Thinking about getting my first pair of raw jeans. Really want a pair of Momoarto raw jeans from japan, so im trying to get a pair. Hard to find in the US for around $150


----------



## Audio-Omega

They are not cheap.  I like my Momotaro 0201.


----------



## Astrozombie

I buy the cheapest ones i can find, but the thing is with black jeans i like ones that don't have that yellow/orange stitching so they're hard to find.


----------



## cifani090

Quote: 





> Originally Posted by *Audio-Omega* /img/forum/go_quote.gif
> 
> They are not cheap.  I like my Momotaro 0201.


 

 Do you have a before and after?


----------



## Audio-Omega

It still look brand new.


----------



## cifani090

Quote: 





audio-omega said:


> It still look brand new.


 

 I thought you were breaking them in...


----------



## Audio-Omega

Yes very slowly.  I only have the time to wear it once a week and that's without wearing other jeans !


----------



## cifani090

Quote: 





audio-omega said:


> Yes very slowly.  I only have the time to wear it once a week and that's without wearing other jeans !


 

 Sorry to hear that, i was just in discussion as well about how teachers are prohibited to wear jeans.


----------



## Audio-Omega

That means my jeans will last longer.


----------



## cifani090

I just talked to a custom jean company and he loves music, so we're in the mix to make a deal


----------



## Audio-Omega

I have gone back to wearing Levi's Wyatt because of the hot weather.


----------



## Butler

I wear abercrombie, and before you go jumping to conclusions about the kind of guy I am- the only thing I buy from there are pants. I used to be totally against that store for years. Once you get past the obscene advertisements and ignore all their other terrible clothing, their jeans are really high quality and extremely flattering. The latter being important to me because I'm in my early 20's. But, they fit well, they break in well, and last for years.

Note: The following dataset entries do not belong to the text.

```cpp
constexpr int kFineGran = 2 * ODO_NACC;
constexpr int kFineRowsMax = 160;
constexpr int kFineChunk = 8;
// ... 197 lines not shown
  return sigma;
}
template <bool kTdist, bool kTrace>
__device__ __forceinline__ void lm_fine_body(const StepArgs& a, const StepLaunch& q, int K, int w, unsigned long long* __restrict__ xbuf,
                                             int fault, int lo_level, const unsigned* __restrict__ lv_src) {
#if ODO_PHASE_STAMPS
  const unsigned long long w_entry = (unsigned long long)wall_clock64();
#endif
  __builtin_amdgcn_s_setprio(3);
  const int t = threadIdx.x, tl = t & (kLmBlock - 1), half = t >> 8;
  const bool publisher = (w == 0);
  if (publisher && t == 0 && q.span) atomicMin(q.span, (unsigned long long)wall_clock64());
  __shared__ LmState s_sh;
  __shared__ double fold_sh[8 * 32];
  __shared__ double acc_sh[32];
  __shared__ StepLevel lv_sh[ODO_MAX_LEVELS_K];
  __shared__ float rows_sh2[2][kRowFloats * RowBuf<kLmBlock>::W];
  __shared__ int bail_sh, local_sh;
  __shared__ unsigned long long sm_sh[4];
  float* rows_sh = rows_sh2[half];
  const unsigned tag_base = a.fine_epoch << 8;
  unsigned long long* place = xbuf + 2 * kFineRowsMax * kFineGran;
  const unsigned wait_limit = a.fine_wait ? a.fine_wait : kFineWaitTicks;
  lm_copy_levels(lv_sh, lv_src);
  if (t == 0) {
    bail_sh = 0;
    local_sh = 0;
#pragma unroll
    for (int i = 0; i < 4; i++) sm_sh[i] = 0;
    __hip_atomic_store(place + w, ((unsigned long long)(unsigned)fine_xcc_id() << 32) | tag_base, __ATOMIC_RELAXED, __HIP_MEMORY_SCOPE_AGENT);
  }
  __syncthreads();
  lm_fused_prologue(q.st_in, q.part_in, lv_sh, a.n_levels, a.lambda0, a.precision, s_sh, fold_sh, acc_sh, (kTrace ? a.trace : (LmTraceRow*)nullptr), a.cost_stat,
                    publisher, q.first_of_solve ? a.init : nullptr, a.stop_level, a.chain_in_token ? a.chain_pose : nullptr);
  LmHot hot;
  lm_hot_load(hot, s_sh);
  if (t < 64) {
    bool same = true, got = false;
    if (t < K) {
      unsigned long long pw = 0;
      const FineDeadline dl = FineDeadline::begin(wait_limit);
      for (int spin = 0; !got; spin++) {
        pw = __hip_atomic_load(place + t, __ATOMIC_RELAXED, __HIP_MEMORY_SCOPE_AGENT);
        got = ((unsigned)pw == tag_base);
        if (!got && dl.expired(spin)) break;
      }
      same = got && ((int)(pw >> 32) == fine_xcc_id());
    } else {
      got = true;
    }
    const bool all_got = __all(got), all_same = __all(same);
    if (t == 0) { local_sh = (all_got && all_same) ? 1 : 0; if (!all_got) bail_sh = 1; }
  }
  __syncthreads();
  const bool local = local_sh != 0;
  constexpr int kS = 8;
  const int my_q = tl / kS, my_s = tl % kS;
  int rowA = 0, rowB = 0;
  if (my_q < ODO_NACC) rows_of_quantity(my_q, &rowA, &rowB);
  const int fq = t & 31, fseg = t >> 5;
  PointK pt;
  bool pt_ok = false;
  int pt_level = -1;
  unsigned long long c_eval = 0, c_xchg = 0, c_sm = 0, c_it = 0, c_last = ODO_DBG(a) ? __builtin_readcyclecounter() : 0;
#if ODO_PHASE_STAMPS
  unsigned long long c_first = 0, n_first = 0;
#endif
  const unsigned long long c_begin = c_last, w_begin = ODO_DBG(a) ? (unsigned long long)wall_clock64() : 0;
  auto lap = [&](unsigned long long& sum) {
    if (ODO_DBG(a)) { const unsigned long long now = __builtin_readcyclecounter(); sum += now - c_last; c_last = now; }
  };
  for (int ev = 0; ev < 4096; ev++) {
    const bool run = (s_sh.active != 0 && s_sh.status == 0 && !s_sh.finished && !bail_sh && s_sh.level >= lo_level);
    if (!run) break;
    c_it++;
    const StepLevel& L = lv_sh[s_sh.level];
    const float* I2u = lm_uniform_ptr(L.I2);
    const int nblk = L.nblk;
    const unsigned tag = tag_base + 1u + (unsigned)(ev % 255);
    unsigned long long* buf = xbuf + (size_t)(ev & 1) * kFineRowsMax * kFineGran;
    float T[16];
#pragma unroll
    for (int i = 0; i < 16; i++) T[i] = s_sh.T[i];
#if ODO_PHASE_STAMPS
    const bool first_of_level = (s_sh.level != pt_level);
#endif
    const bool resident = (nblk <= 2 * K) && (L.n <= nblk * kLmBlock);
    if (resident) {
      const int vb = w + half * K;
      if (s_sh.level != pt_level) {
        pt_level = s_sh.level;
        const int idx = vb * kLmBlock + tl;
        pt_ok = vb < nblk && idx < L.n;
        if (pt_ok) pt = load_point(L.pl, idx);
      }
      float r = 0.0f, wgt = 0.0f, J[6] = {0.0f, 0.0f, 0.0f, 0.0f, 0.0f, 0.0f};
      bool valid = false;
      if (pt_ok && point_residual_g<kTdist || kTrace>(pt, T, L.k, I2u, L.rows, L.cols, &r, J)) {
        wgt = robust_weight(r, (kTdist || kTrace) ? a.robust : (a.robust == 1 ? 1 : 0), a.huber_delta, 1.0f);
        valid = true;
      }
      if (kTdist && w < nblk) {
        __shared__ double td_ws_sh[2][8];
        __shared__ int td_cnt_sh[8];
        const float sg = fine_tdist_sigma(xbuf + kFineScaleOff, vb * 4 + (tl >> 6), 4 * nblk,
                                          ((a.fine_epoch & 0xfffu) << 20) | (((unsigned)ev & 0x3ffu) << 10), r * r, valid, local, wait_limit, &bail_sh,
                                          td_ws_sh, td_cnt_sh);
        if (valid) wgt = robust_weight(r, 2, a.huber_delta, sg * sg);
      }
      rows_store_z(rows_sh, RowBuf<kLmBlock>::W, tl, J, wgt, r, valid);
      __syncthreads();
      if (bail_sh) break;
      if (vb < nblk) {
        double accq = 0.0;
        if (my_q < ODO_NACC) accq = rows_accumulate<kLmBlock, kS>(rows_sh, rowA, rowB, my_s, accq);
        accq = rows_butterfly8(accq);
        if (my_q < ODO_NACC && my_s == 0 && !(fault && vb == 0)) fine_publish(buf, vb, my_q, accq, tag, local);
      }
    } else {
      const int rounds = (L.n + nblk * kLmBlock - 1) / (nblk * kLmBlock);
      for (int vb0 = w; vb0 < nblk; vb0 += 2 * K) {
        const int vb = vb0 + half * K;
        double accq = 0.0;
        for (int rd = 0; rd < rounds; rd++) {
          const int idx = (vb + rd * nblk) * kLmBlock + tl;
          float r = 0.0f, wgt = 0.0f, J[6] = {0.0f, 0.0f, 0.0f, 0.0f, 0.0f, 0.0f};
          bool valid = false;
          if (vb < nblk && idx < L.n) {
            const PointK p = load_point(L.pl, idx);
            if (point_residual_g<kTdist || kTrace>(p, T, L.k, I2u, L.rows, L.cols, &r, J)) {
              wgt = robust_weight(r, (kTdist || kTrace) ? a.robust : (a.robust == 1 ? 1 : 0), a.huber_delta, 1.0f);
              valid = true;
            }
          }
          __syncthreads();
          rows_store_z(rows_sh, RowBuf<kLmBlock>::W, tl, J, wgt, r, valid);
          __syncthreads();
          if (my_q < ODO_NACC) accq = rows_accumulate<kLmBlock, kS>(rows_sh, rowA, rowB, my_s, accq);
        }
        accq = rows_butterfly8(accq);
        if (vb < nblk && my_q < ODO_NACC && my_s == 0 && !(fault && vb == 0)) fine_publish(buf, vb, my_q, accq, tag, local);
      }
    }
#if ODO_PHASE_STAMPS
    { const unsigned long long before = c_eval; lap(c_eval); if (first_of_level) { c_first += c_eval - before; n_first++; } }
#else
    lap(c_eval);
#endif
    double v = 0.0;
    __builtin_amdgcn_s_setprio(0);
    if (fq < ODO_NACC && fseg < 8) {
      for (int b0 = fseg; b0 < nblk; b0 += 8 * kFineChunk) {
        FineG2 g2[kFineChunk];
        bool all = false;
        FineDeadline dl = {0ull, 0ull, wait_limit};
        for (int spin = 0; !all; spin++) {
          if (spin == 1) dl = FineDeadline::begin(wait_limit);
          if (spin > 0) { if (dl.expired(spin)) break; __builtin_amdgcn_s_sleep(1); }
          all = true;
#pragma unroll
          for (int u = 0; u < kFineChunk; u++) {
            const int b = b0 + 8 * u;
            if (b < nblk) g2[u] = *(const volatile FineG2Global*)(buf + (size_t)b * kFineGran + 2 * fq);
          }
#pragma unroll
          for (int u = 0; u < kFineChunk; u++) {
            const int b = b0 + 8 * u;
            if (b < nblk) all = all && (g2[u].x == tag) && (g2[u].z == tag);
          }
        }
        if (!all) bail_sh = 1;
#pragma unroll
        for (int u = 0; u < kFineChunk; u++) {
          const int b = b0 + 8 * u;
          if (b < nblk) v += __longlong_as_double((long long)(((unsigned long long)g2[u].y << 32) | (unsigned long long)g2[u].w));
        }
      }
    }
    __builtin_amdgcn_s_setprio(3);
    if (fseg < 8) fold_sh[fseg * 32 + fq] = v;
    __syncthreads();
    if (t < ODO_NACC) {
      double acc = 0.0;
#pragma unroll
      for (int g = 0; g < 8; g++) acc += fold_sh[g * 32 + t];
      acc_sh[t] = acc;
    }
    lap(c_xchg);
    if (bail_sh) break;
    lm_state_machine_hot(hot, lv_sh, a.n_levels, a.lambda0, a.precision, s_sh, acc_sh, (kTrace ? a.trace : (LmTraceRow*)nullptr), a.cost_stat, publisher,
                         (ODO_DBG(a) && publisher) ? sm_sh : nullptr, a.stop_level);
    lap(c_sm);
  }
#if ODO_PHASE_STAMPS
  const unsigned long long w_loop_end = (unsigned long long)wall_clock64();
#endif
  if (t == 0) lm_hot_store(hot, s_sh);
  if (bail_sh && t == 0) { s_sh.status = -2; s_sh.active = 0; s_sh.finished = 1; }
  __syncthreads();
  if (publisher) {
    lm_fused_publish(s_sh, q.st_out, a.host_prog, q.seq, a.token, a.cost_stat, a.out, a.done_flag, a.final_state, chain_out_of(a));
#if ODO_PHASE_STAMPS
    const unsigned long long w_published = (unsigned long long)wall_clock64();
#endif
    if (ODO_DBG(a) && t == 0) { ODO_DBG(a)[128] += c_eval; ODO_DBG(a)[129] += c_xchg; ODO_DBG(a)[130] += c_sm; ODO_DBG(a)[131] += c_it; ODO_DBG(a)[132] += 1; ODO_DBG(a)[133] += local ? 1 : 0;
      ODO_DBG(a)[134] += __builtin_readcyclecounter() - c_begin; ODO_DBG(a)[135] += (unsigned long long)wall_clock64() - w_begin;
#pragma unroll
      for (int i = 0; i < 4; i++) ODO_DBG(a)[136 + i] += sm_sh[i]; }
    if (t == 0 && q.span) atomicMax(q.span + 1, (unsigned long long)wall_clock64());
#if ODO_PHASE_STAMPS
    if (ODO_DBG(a) && t == 0) {
      const unsigned long long now = w_published;
      g_lm_diag[2] = w_loop_end;
      g_lm_diag[19] += c_first; g_lm_diag[20] += n_first;
      g_lm_diag[9] += w_begin - w_entry; g_lm_diag[10] += w_loop_end - w_begin; g_lm_diag[11] += now - w_loop_end;
      if (g_lm_diag[0] && w_entry > g_lm_diag[0] && w_entry - g_lm_diag[0] < 100000ull) { g_lm_diag[12] += w_entry - g_lm_diag[0]; g_lm_diag[15] += 1; }
      g_lm_diag[1] = now; g_lm_diag[13] += 1;
    }
#endif
  }
}
ODO_DEVICE_VAR unsigned g_lm_fine_dispatch[2];
__device__ __forceinline__ bool lm_fine_mid_dispatch() {
  return __hip_atomic_load(&g_lm_fine_dispatch[0], __ATOMIC_RELAXED, __HIP_MEMORY_SCOPE_AGENT) !=
         __hip_atomic_load(&g_lm_fine_dispatch[1], __ATOMIC_RELAXED, __HIP_MEMORY_SCOPE_AGENT);
}
template <bool kTdist, bool kTrace>
__device__ __forceinline__ void lm_fine_entry(const StepArgs& a, int K, unsigned long long* __restrict__ xbuf, int fault, int lo_level,
                                              unsigned* dispatch_words) {
  if (threadIdx.x == 0) {
    if (blockIdx.x == 0) __hip_atomic_store(&dispatch_words[0], a.fine_dispatch, __ATOMIC_RELAXED, __HIP_MEMORY_SCOPE_AGENT);
    if (blockIdx.x == gridDim.x - 1) __hip_atomic_store(&dispatch_words[1], a.fine_dispatch, __ATOMIC_RELAXED, __HIP_MEMORY_SCOPE_AGENT);
  }
  if (!fine_on_home(a.fine_home) || lm_chain_skip(a)) return;
  const StepLaunch q = {a.st_in, a.st_out, a.part_in, a.part_out, a.seq, a.first_of_solve, a.span};
  lm_fine_body<kTdist, kTrace>(a, q, K, (int)(blockIdx.x >> 3), xbuf, fault, lo_level, lm_kernarg_words());
}
#ifdef ODO_LM_CHAIN_TU
static __global__ void __launch_bounds__(kFineThreads) lm_fine_kernel(StepArgs a, int K, unsigned long long* __restrict__ xbuf, int fault,
                                                               int lo_level, unsigned* dispatch_words) {
  lm_fine_entry<false, false>(a, K, xbuf, fault, lo_level, dispatch_words);
}
static __global__ void __launch_bounds__(kFineThreads) lm_fine_trace_kernel(StepArgs a, int K, unsigned long long* __restrict__ xbuf, int fault,
                                                                     int lo_level, unsigned* dispatch_words) {
  lm_fine_entry<false, true>(a, K, xbuf, fault, lo_level, dispatch_words);
}
static __global__ void __launch_bounds__(kFineThreads) lm_fine_tdist_kernel(StepArgs a, int K, unsigned long long* __restrict__ xbuf, int fault,
                                                                     int lo_level, unsigned* dispatch_words) {
  lm_fine_entry<true, true>(a, K, xbuf, fault, lo_level, dispatch_words);
}
// ... 846 lines not shown
```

Just like audio, you get what you pay for. And that's why I want to try raw denim some day... And again like audio...It'll be hard to justify it to my lady.


----------



## Astrozombie

When you said "Abercrombie" I got a smirk on my face....when you said "and now don't go jumping" i burst out laughing 
	

	
	
		
		

		
		
	


	




 How much is raw denim?


----------



## cifani090

Quote: 





astrozombie said:


> When you said "Abercrombie" I got a smirk on my face....when you said "and now don't go jumping" i burst out laughing
> 
> 
> 
> ...


 

 Im 15 and im going to buy some "real" selvage denim soon. Cheap raw denim can be $70 or $700 dollars. I found this website a few weeks ago and i love it.


----------



## 9pintube

I know most of you guys are in your twenties but I still wear jeans everyday and I'm 59......I was wondering if anyone has tried these for a little more wiggle room!!!??? 

   By the way, I remember getting Levis for $6.95 a pr. Yep years ago!   Have any of you seen that advert on TV about the Beaver taking a bite out of this other jean company????


----------



## Texpect

Who wears jeans when we have chinos


----------



## Butler

Question: Are ALL 7 for All Mankind demin jeans RAW denim? It seems like it's not listed as such.


----------



## cifani090

Quote: 





butler said:


> Question: Are ALL 7 for All Mankind demin jeans RAW denim? It seems like it's not listed as such.


 

 Not at all! That's just a popular teen denim company, and i dont like any of them are raw/salvage denim.


----------



## Butler

Right but people said they had raw denim from 7 For All Mankind, and it doesn't seem that their selection lists that these are raw denim. I'm just confused.


----------



## cifani090

Quote: 





butler said:


> Right but people said they had raw denim from 7 For All Mankind, and it doesn't seem that their selection lists that these are raw denim. I'm just confused.


 

 Who did you talk to? Fashion designers? If not that they are lying, maybe in the girls section, but im not 100% sure.


----------



## jj94

Got a pair of Samurai 710xx a bit over a month ago. I'm loving them; they're superb in every way.


----------



## Audio-Omega

I like my Samurai S5000VX, it's thick and soft.


----------



## Fugue

$189 for a pair of 7 For All Mankind jeans at Nordstrom? I don't think so! I wouldn't pay that much for some pure wool Italian dress slacks!


----------



## cifani090

Quote: 





fugue said:


> $189 for a pair of 7 For All Mankind jeans at Nordstrom? I don't think so! I wouldn't pay that much for some pure wool Italian dress slacks!


 

 That's you, dont rain on people's parade just because we like high end, higher quality clothing that costs in excess of $200


----------



## Fugue

Quote: 





cifani090 said:


> That's you, dont rain on people's parade just because we like high end, higher quality clothing that costs in excess of $200


 


  Actually, I paid over $200 for a pair of nice slacks before I got married--and I bought a Zegna suit back in the 80s! My wife has made me more thrifty! I did not intend to "rain on people's" pararde"--I apologize if I came off that way.


----------



## Butler

fugue said:


> $189 for a pair of 7 For All Mankind jeans at Nordstrom? I don't think so! I wouldn't pay that much for some pure wool Italian dress slacks!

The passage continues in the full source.